**BRIEF**
What do the lines from the top of the data through the line with "-568,6 +714,7 @@" say? Quote them exactly and include both ends.

Stored data:
****
-              asm volatile("st.release.gpu.global.s32 [%0], %1;" ::"l"(p.out_flags + tile), "r"(stepv) : "memory");
-            }
+            if (et == 0) U2_STAMP(oi, 7);
+            finish_tile<kM>(p, tile, trow, tvalid, f, res_raw, rs, gam, target);
           }
         }
       }
@@ -568,6 +714,7 @@
       }
     }
   }
+  if (kCl) cluster_sync_all();
 }
 
 __global__ void __launch_bounds__(256)
@@ -614,6 +761,8 @@
   if ((d->ldx & 7) || (d->ldw & 7)) return set_error(U2_ERR_ARG, "dlinear: ldx/ldw must be multiples of 8");
   if (d->silu_pair && (d->N & 1)) return set_error(U2_ERR_ARG, "dlinear: silu_pair needs an even N");
   if (d->gamma_next && !d->xg) return set_error(U2_ERR_ARG, "dlinear: gamma_next needs xg");
+  if (d->sched == U2_DLIN_CLUSTER64 && d->dep_flags)
+    return set_error(U2_ERR_ARG, "dlinear: per-tile dependency flags need the stream-K schedule");
   p->B = d->B; p->N = d->N; p->K = d->K;
   p->num_tiles = (d->N + kM - 1) / kM;
   p->kblocks = d->K / kDlK;
@@ -662,46 +811,121 @@
   return make_tmap_bf16_4d(tx, x, d->K, d->B, 1, 1, d->ldx, 0, 0, kDlK, kDlN);
 }
 
-template <int kM>
-static int launch_multi_t(DlinMulti& mp, int pdl, cudaStream_t stream) {
+template <int kM, bool kCl>
+static int configure_kernel() {
   static bool configured = false;
   if (!configured) {
-    cudaError_t e = cudaFuncSetAttribute(dlinear_wgmma_kernel<kM>, cudaFuncAttributeMaxDynamicSharedMemorySize, DlCfg<kM>::kSmem);
+    cudaError_t e = cudaFuncSetAttribute(dlinear_wgmma_kernel<kM, kCl>, cudaFuncAttributeMaxDynamicSharedMemorySize,
+                                         DlCfg<kM, kCl>::kSmem);
     if (e != cudaSuccess) return set_error(U2_ERR_CUDA, "dlinear: cudaFuncSetAttribute: %s", cudaGetErrorString(e));
     int per_sm = 0;
-    e = cudaOccupancyMaxActiveBlocksPerMultiprocessor(&per_sm, dlinear_wgmma_kernel<kM>, kDlThreads, DlCfg<kM>::kSmem);
+    e = cudaOccupancyMaxActiveBlocksPerMultiprocessor(&per_sm, dlinear_wgmma_kernel<kM, kCl>, kDlThreads, DlCfg<kM, kCl>::kSmem);
     if (e != cudaSuccess || per_sm < 1)
       return set_error(U2_ERR_CUDA, "dlinear: kernel cannot be resident on an SM (%s, %d CTA/SM): set U2_MULTI_OP=0",
                        cudaGetErrorString(e), per_sm);
     configured = true;
   }
-  int grid = num_sms();
+  return U2_OK;
+}
+
+static int cluster_shape(int* n_clusters, int* cluster_size) {
+  static int nc = 0, cs = 0;
+  if (!nc) {
+    int rc = configure_kernel<64, true>();
+    if (rc) return rc;
+    const int sms = num_sms();
+    if (sms <= 0) return set_error(U2_ERR_CUDA, "dlinear: cannot query SM count");
+    for (int c = kDlClusterMax; c >= 2 && !nc; c /= 2) {
+      cudaLaunchConfig_t cfg = {};
+      cfg.gridDim = dim3((unsigned)(sms / c * c));
+      cfg.blockDim = dim3(kDlThreads);
+      cfg.dynamicSmemBytes = DlCfg<64, true>::kSmem;
+      cudaLaunchAttribute attr[1];
+      attr[0].id = cudaLaunchAttributeClusterDimension;
+      attr[0].val.clusterDim.x = (unsigned)c;
+      attr[0].val.clusterDim.y = 1;
+      attr[0].val.clusterDim.z = 1;
+      cfg.attrs = attr;
+      cfg.numAttrs = 1;
+      int n = 0;
+      cudaError_t e = cudaOccupancyMaxActiveClusters(&n, dlinear_wgmma_kernel<64, true>, &cfg);
+      if (e != cudaSuccess) {
+        (void)cudaGetLastError();
+        n = 0;
+      }
+      if (n > 0) {
+        nc = n;
+        cs = c;
+      }
+    }
+    if (!nc) return set_error(U2_ERR_UNSUPPORTED, "dlinear: no cluster of 2 or 4 CTAs can be resident (cluster schedule)");
+  }
+  *n_clusters = nc;
+  *cluster_size = cs;
+  return U2_OK;
+}
+
+template <int kM, bool kCl>
+static int launch_multi_t(DlinMulti& mp, int pdl, cudaStream_t stream) {
+  int rc = configure_kernel<kM, kCl>();
+  if (rc) return rc;
+  int grid = num_sms(), csize = 1;
   if (grid <= 0) return set_error(U2_ERR_CUDA, "dlinear: cannot query SM count");
-  if (mp.n_ops == 1) {
+  if (kCl) {
+    int nc = 0;
+    rc = cluster_shape(&nc, &csize);
+    if (rc) return rc;
+    grid = nc * csize;
+  } else if (mp.n_ops == 1) {
     const long long work = (kM == 64) ? mp.op[0].num_tiles : (long long)mp.op[0].num_tiles * mp.op[0].kblocks;
     if (work < grid) grid = (int)work;
   }
   cudaLaunchConfig_t cfg = {};
   cfg.gridDim = dim3((unsigned)grid);
   cfg.blockDim = dim3(kDlThreads);
-  cfg.dynamicSmemBytes = DlCfg<kM>::kSmem;
+  cfg.dynamicSmemBytes = DlCfg<kM, kCl>::kSmem;
   cfg.stream = stream;
-  cudaLaunchAttribute attr[1];
-  attr[0].id = cudaLaunchAttributeProgrammaticStreamSerialization;
-  attr[0].val.programmaticStreamSerializationAllowed = 1;
+  cudaLaunchAttribute attr[2];
+  int na = 0;
+  if (pdl) {
+    attr[na].id = cudaLaunchAttributeProgrammaticStreamSerialization;
+    attr[na].val.programmaticStreamSerializationAllowed = 1;
+    ++na;
+  }
+  if (kCl) {
+    attr[na].id = cudaLaunchAttributeClusterDimension;
+    attr[na].val.clusterDim.x = (unsigned)csize;
+    attr[na].val.clusterDim.y = 1;
+    attr[na].val.clusterDim.z = 1;
+    ++na;
+  }
   cfg.attrs = attr;
-  cfg.numAttrs = pdl ? 1 : 0;
-  cudaError_t e = cudaLaunchKernelEx(&cfg, dlinear_wgmma_kernel<kM>, mp);
+  cfg.numAttrs = na;
+  cudaError_t e = cudaLaunchKernelEx(&cfg, dlinear_wgmma_kernel<kM, kCl>, mp);
   if (e != cudaSuccess) return set_error(U2_ERR_CUDA, "dlinear launch: %s", cudaGetErrorString(e));
   return U2_OK;
 }
 
-static int launch_multi(DlinMulti& mp, int kM, int pdl, cudaStream_t stream) {
-  return kM == 64 ? launch_multi_t<64>(mp, pdl, stream) : launch_multi_t<128>(mp, pdl, stream);
-}
-
-static inline int tile_m_of(const u2_dlinear_desc* d) { return d->sched == U2_DLIN_TILES64 ? 64 : 128; }
-
+static int launch_multi(DlinMulti& mp, int sched, int pdl, cudaStream_t stream) {
+  switch (sched) {
+    case U2_DLIN_TILES64: return launch_multi_t<64, false>(mp, pdl, stream);
+    case U2_DLIN_CLUSTER64: return launch_multi_t<64, true>(mp, pdl, stream);
+    default: return launch_multi_t<128, false>(mp, pdl, stream);
+  }
+}
+
+static inline int tile_m_of(int sched) { return sched == U2_DLIN_STREAMK128 ? 128 : 64; }
+
+static inline bool sched_ok(int sched) {
+  return sched == U2_DLIN_STREAMK128 || sched == U2_DLIN_TILES64 || sched == U2_DLIN_CLUSTER64;
+}
+
+extern "C" U2_API int32_t u2_dlinear_clusters(int32_t* cluster_size) {
+  int nc = 0, cs = 0;
+  if (cluster_shape(&nc, &cs)) return -1;
+  if (cluster_size) *cluster_size = cs;
+  return nc;
+}
 
 extern "C" U2_API int64_t u2_dlinear_ws_elems(int32_t N, int32_t K) {
   if (N <= 0 || K <= 0) return 0;
@@ -718,7 +942,8 @@
   static DlinMulti mp;
   mp.n_ops = 1;
   if (!d) return set_error(U2_ERR_ARG, "dlinear: null descriptor");
-  const int kM = tile_m_of(d);
+  if (!sched_ok(d->sched)) return set_error(U2_ERR_ARG, "dlinear: unknown schedule %d", d->sched);
+  const int kM = tile_m_of(d->sched);
   int rc = fill_op(x, w, y, d, &mp.op[0], &mp.tw[0], &mp.tx[0], kM);
   if (rc) return rc;
   mp.gridbar = nullptr;
@@ -727,7 +952,7 @@
   mp.pre_stages = 0;
   mp.dbg = reinterpret_cast<unsigned long long*>(d->dbg);
   mp.step_dev = d->counters;
-  return launch_multi(mp, kM, d->pdl, reinterpret_cast<cudaStream_t>(stream));
+  return launch_multi(mp, d->sched, d->pdl, reinterpret_cast<cudaStream_t>(stream));
 }
 
 extern "C" U2_API int u2_dlinear_multi_bf16(const void* const* x, const void* const* w, void* const* y,
@@ -739,9 +964,11 @@
   if (n_ops > 1 && (!gridbar || !step_dev)) return set_error(U2_ERR_ARG, "dlinear_multi: gridbar / step_dev required");
   static DlinMulti mp;
   mp.n_ops = n_ops;
-  const int kM = tile_m_of(&descs[0]);
+  const int sched = descs[0].sched;
+  if (!sched_ok(sched)) return set_error(U2_ERR_ARG, "dlinear_multi: unknown schedule %d", sched);
+  const int kM = tile_m_of(sched);
   for (int i = 0; i < n_ops; ++i) {
-    if (tile_m_of(&descs[i]) != kM) return set_error(U2_ERR_ARG, "dlinear_multi: all ops of a launch must share one schedule");
+    if (descs[i].sched != sched) return set_error(U2_ERR_ARG, "dlinear_multi: all ops of a launch must share one schedule");
     int rc = fill_op(x[i], w[i], y[i], &descs[i], &mp.op[i], &mp.tw[i], &mp.tx[i], kM);
     if (rc) return rc;
   }
@@ -762,7 +989,7 @@
   }
   mp.dbg = reinterpret_cast<unsigned long long*>(descs[0].dbg);
   mp.step_dev = step_dev ? step_dev : descs[0].counters;
-  return launch_multi(mp, kM, pdl, reinterpret_cast<cudaStream_t>(stream));
+  return launch_multi(mp, sched, pdl, reinterpret_cast<cudaStream_t>(stream));
 }
 
 extern "C" U2_API int u2_decode_embed_bf16(const int64_t* ids, const void* table, const float* gamma, void* x,
diff --git a/u2tokenizer_b200/csrc/ptx.cuh b/u2tokenizer_b200/csrc/ptx.cuh
--- a/u2tokenizer_b200/csrc/ptx.cuh
+++ b/u2tokenizer_b200/csrc/ptx.cuh
@@ -50,6 +50,64 @@
 __device__ __forceinline__ void mbar_wait(uint64_t* bar, uint32_t parity) {
   while (!mbar_try_wait(bar, parity)) {
   }
+}
+
+__device__ __forceinline__ uint32_t cluster_ctarank() {
+  uint32_t r;
+  asm volatile("mov.u32 %0, %%cluster_ctarank;" : "=r"(r));
+  return r;
+}
+
+__device__ __forceinline__ uint32_t cluster_nctarank() {
+  uint32_t r;
+  asm volatile("mov.u32 %0, %%cluster_nctarank;" : "=r"(r));
+  return r;
+}
+
+__device__ __forceinline__ uint32_t cluster_id_x() {
+  uint32_t r;
+  asm volatile("mov.u32 %0, %%clusterid.x;" : "=r"(r));
+  return r;
+}
+
+__device__ __forceinline__ uint32_t cluster_count_x() {
+  uint32_t r;
+  asm volatile("mov.u32 %0, %%nclusterid.x;" : "=r"(r));
+  return r;
+}
+
+__device__ __forceinline__ void cluster_sync_all() {
+  asm volatile("barrier.cluster.arrive.release;\n\tbarrier.cluster.wait.acquire;" ::: "memory");
+}
+
+__device__ __forceinline__ uint32_t mapa_shared(uint32_t addr, uint32_t rank) {
+  uint32_t r;
+  asm volatile("mapa.shared::cluster.u32 %0, %1, %2;" : "=r"(r) : "r"(addr), "r"(rank));
+  return r;
+}
+
+__device__ __forceinline__ void st_async_f4(uint32_t remote_addr, float a, float b, float c, float d, uint32_t remote_bar) {
+  asm volatile("st.async.shared::cluster.mbarrier::complete_tx::bytes.v4.f32 [%0], {%1, %2, %3, %4}, [%5];"
+               ::"r"(remote_addr), "f"(a), "f"(b), "f"(c), "f"(d), "r"(remote_bar)
+               : "memory");
+}
+
+__device__ __forceinline__ void mbar_arrive_remote(uint32_t remote_bar) {
+  asm volatile("mbarrier.arrive.release.cluster.shared::cluster.b64 _, [%0];" ::"r"(remote_bar) : "memory");
+}
+
+__device__ __forceinline__ bool mbar_try_wait_cluster(uint64_t* bar, uint32_t parity) {
+  uint32_t ok;
+  asm volatile(
+      "{\n\t"
+      ".reg .pred p;\n\t"
+      "mbarrier.try_wait.parity.acquire.cluster.shared::cta.b64 p, [%1], %2;\n\t"
+      "selp.u32 %0, 1, 0, p;\n\t"
+      "}"
+      : "=r"(ok)
+      : "r"(smem_u32(bar)), "r"(parity)
+      : "memory");
+  return ok != 0;
 }
 
 __device__ __forceinline__ void tma_prefetch_desc(const CUtensorMap* m) {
****
**TASK SOLUTION**
-              asm volatile("st.release.gpu.global.s32 [%0], %1;" ::"l"(p.out_flags + tile), "r"(stepv) : "memory");
-            }
+            if (et == 0) U2_STAMP(oi, 7);
+            finish_tile<kM>(p, tile, trow, tvalid, f, res_raw, rs, gam, target);
           }
         }
       }
@@ -568,6 +714,7 @@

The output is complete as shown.